# Hovis Nimble



## Mark Parrott (May 1, 2016)

Thought I'd try this for a change from Burgen. It's not bad at all. Very light, so my bacon sandwich fell apart, but no effect on my BG. Will buy again.


----------



## Matt Cycle (May 1, 2016)

Didn't realise they still made it, or at least a version of it.

This is what I remember.


----------



## Mark Parrott (May 1, 2016)

Great ad. The one I've got is wholemeal & less than 10g carb a slice.


----------



## SB2015 (May 1, 2016)

Nothing beats my husbands home made bread, but it have to allow 25 g ChO per slice, so I asked if he would make a mixed wholemeal and spelt loaf.  He was amazed how much kneading it took and is not keen to do it again, but might be persuaded.  It brings it down to 15g per slice and with a well timed delivery of insulin it is well worth it.


----------



## Superheavy (May 1, 2016)

This is the bread that I use as well - although as you mention it is pretty fragile, doesn't really hold the butter too well either. I've found that toasting it for around 20 seconds gives it a bit of extra rigidity for a sarnie, but it doesn't seem to affect my BGs too badly.


----------



## Val999 (May 3, 2016)

I normally have a couple of slices of either Burgen or Hi Lo bread for lunch but its good to have an alternative.


----------



## Mark Parrott (May 3, 2016)

I love Burgen but we all need a change every now & then.
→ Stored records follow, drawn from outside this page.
# cwozny/sdr_channelizer

Hardware: AMD Instinct MI355X
Metric: input MS/s (complex) channelized (higher is better)
Workload: dtype f32; 1 GPU; cfg2: M=64 channels, 12 taps/branch, D=64, int16 I/Q (12-bit), 2^30 samples per GPU per step, frame-major complex64 out; kernel=pfb_fast<M64,P12,D64,int16>, schedule=default (4: FIR/FFT wave pairs, 8x64-frame workgroups), samples_per_gpu=1073741824, prewarm_steps=20, parallelism=single GPU

## Files before the change

### sdr_channelizer_amd/csrc/pfb_api.cpp

```cpp
#include <hip/hip_runtime.h>

#include <algorithm>
#include <cmath>
#include <cstdio>
#include <cstring>
#include <new>
#include <stdexcept>
#include <string>
#include <utility>
#include <vector>

#include "pfb_common.h"
#include "pfb_channelizer_dev.h"
#include "pfb_host.h"
#include "pfb_launch_policy.h"

using pfb::DeviceGuard;
using pfb::g_detail;
using pfb::hip_fail;

namespace {

constexpr uint32_t kStateMagic = 0x50464231u;

struct StateHeader {
  uint32_t magic, M, P, D, fmt, hist_samples, phase, reserved;
  uint64_t frame_index;
};

}

struct pfb_handle {
  int M = 0, P = 0, D = 0, off = 0;
  int fmt = 0, bit_width = 0, layout = 0;
  unsigned flags = 0;
  int device = 0;
  int num_cus = 256;
  int bps = 0;
// ... 95 lines not shown
    q.layout = PFB_LAYOUT_FRAME_MAJOR;
    q.out = static_cast<float2*>(h->d_slab);
    q.frames = std::min<long long>(sf, p.frames - f0);
    q.frame0 = p.frame0 + f0;
    q.in = static_cast<const char*>(p.in) + (size_t)f0 * h->D * h->bps;
    q.n_in = p.n_in - f0 * h->D;
    if (f0 > 0)
      q.hist = static_cast<const char*>(q.in) - (size_t)h->hist_samples * h->bps;
    HIP_TRY(h->fast->launch(q, h->stream));
    HIP_TRY(pfb::launch_transpose_slab(h->d_slab, q.frames, h->M, p.out, p.out_ld, p.out_frame0 + f0, h->out_elem, h->stream));
  }
  return PFB_OK;
}

int launch_frames(pfb_handle* h, const void* d_iq, uint64_t n, const void* hist, void* d_out, uint64_t f_begin,
                  uint64_t f_end, int64_t out_ld, int64_t out_frame0) {
  if (f_end <= f_begin) return PFB_OK;
  if (f_begin > 0) {
    if (f_begin * (uint64_t)h->D < (uint64_t)h->hist_samples) return PFB_ERR_BAD_ARG;
    const size_t skip = (size_t)f_begin * h->D * h->bps;
    hist = static_cast<const char*>(d_iq) + skip - (size_t)h->hist_samples * h->bps;
    d_iq = static_cast<const char*>(d_iq) + skip;
    n -= f_begin * (uint64_t)h->D;
    if (h->layout == PFB_LAYOUT_FRAME_MAJOR) d_out = static_cast<char*>(d_out) + (size_t)f_begin * h->M * h->out_elem;
    else out_frame0 += (int64_t)f_begin;
  }
  const uint64_t frames = f_end - f_begin;
  pfb::KernelParams p{};
  p.in = d_iq;
  p.hist = hist;
  p.out = static_cast<float2*>(d_out);
// ... 24 lines not shown
  if (prc != PFB_OK) return prc;
  if (want_fast) {
    const pfb::LaunchRequest rq{h->opt_schedule, h->opt_frames_per_block, h->opt_xcd_remap, h->opt_slab_frames,
                                h->layout == PFB_LAYOUT_CHANNEL_MAJOR, (h->flags & PFB_FLAG_MAGNITUDE) != 0, h->num_cus};
    const pfb_launch_report rep = pfb::plan_launch(h->plan, rq, frames);
    p.schedule = rep.schedule;
    p.frames_per_block = rep.frames_per_block;
    p.xcd_remap = rep.xcd_remap;
    const int cpt = h->fast->cols_per_thread;
    const int bmod = ((p.base % cpt) + cpt) % cpt;
    p.vec_ok = (bmod == 0) && (reinterpret_cast<uintptr_t>(d_iq) % (uintptr_t)(h->bps * cpt) == 0);
    if (rep.by_slabs) {
      const int rc = launch_by_slabs(h, p, (long long)rep.slab_frames);
      if (rc != PFB_OK) return rc;
    } else {
      HIP_TRY(h->fast->launch(p, h->stream));
    }
    h->last_kernel = h->fast->name;
    h->last_launch = rep;
  } else {
    HIP_TRY(pfb::launch_generic(p, h->stream));
    h->last_kernel = "pfb_generic";
    h->last_launch = pfb_launch_report{};
    h->last_launch.frames = frames;
  }
  if (ev_second) HIP_TRY(hipEventRecord(ev_second, h->stream));
  return PFB_OK;
}
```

Nimble toasts lovely.


----------



## ianbilly (Jul 24, 2017)

Hi Mark, i also started trying this out as a change from Burgen, it's great toasted for my Sardines on toast and at only 8.1 g a slice its good stuff and pretty tasty too.


----------



## Pine Marten (Jul 24, 2017)

Yes, I have Nimble too, and alternate it with Burgen for a change. I've also gone back to Waitrose Livlife now and again, which is very low carb at 3.8 per slice.


----------



## kazz94 (Mar 18, 2022)

I just tried hovis nimble and I liked it as I prefer crispy toast. I’ve also offer Ezekiel bread. Has anyone tried it?


----------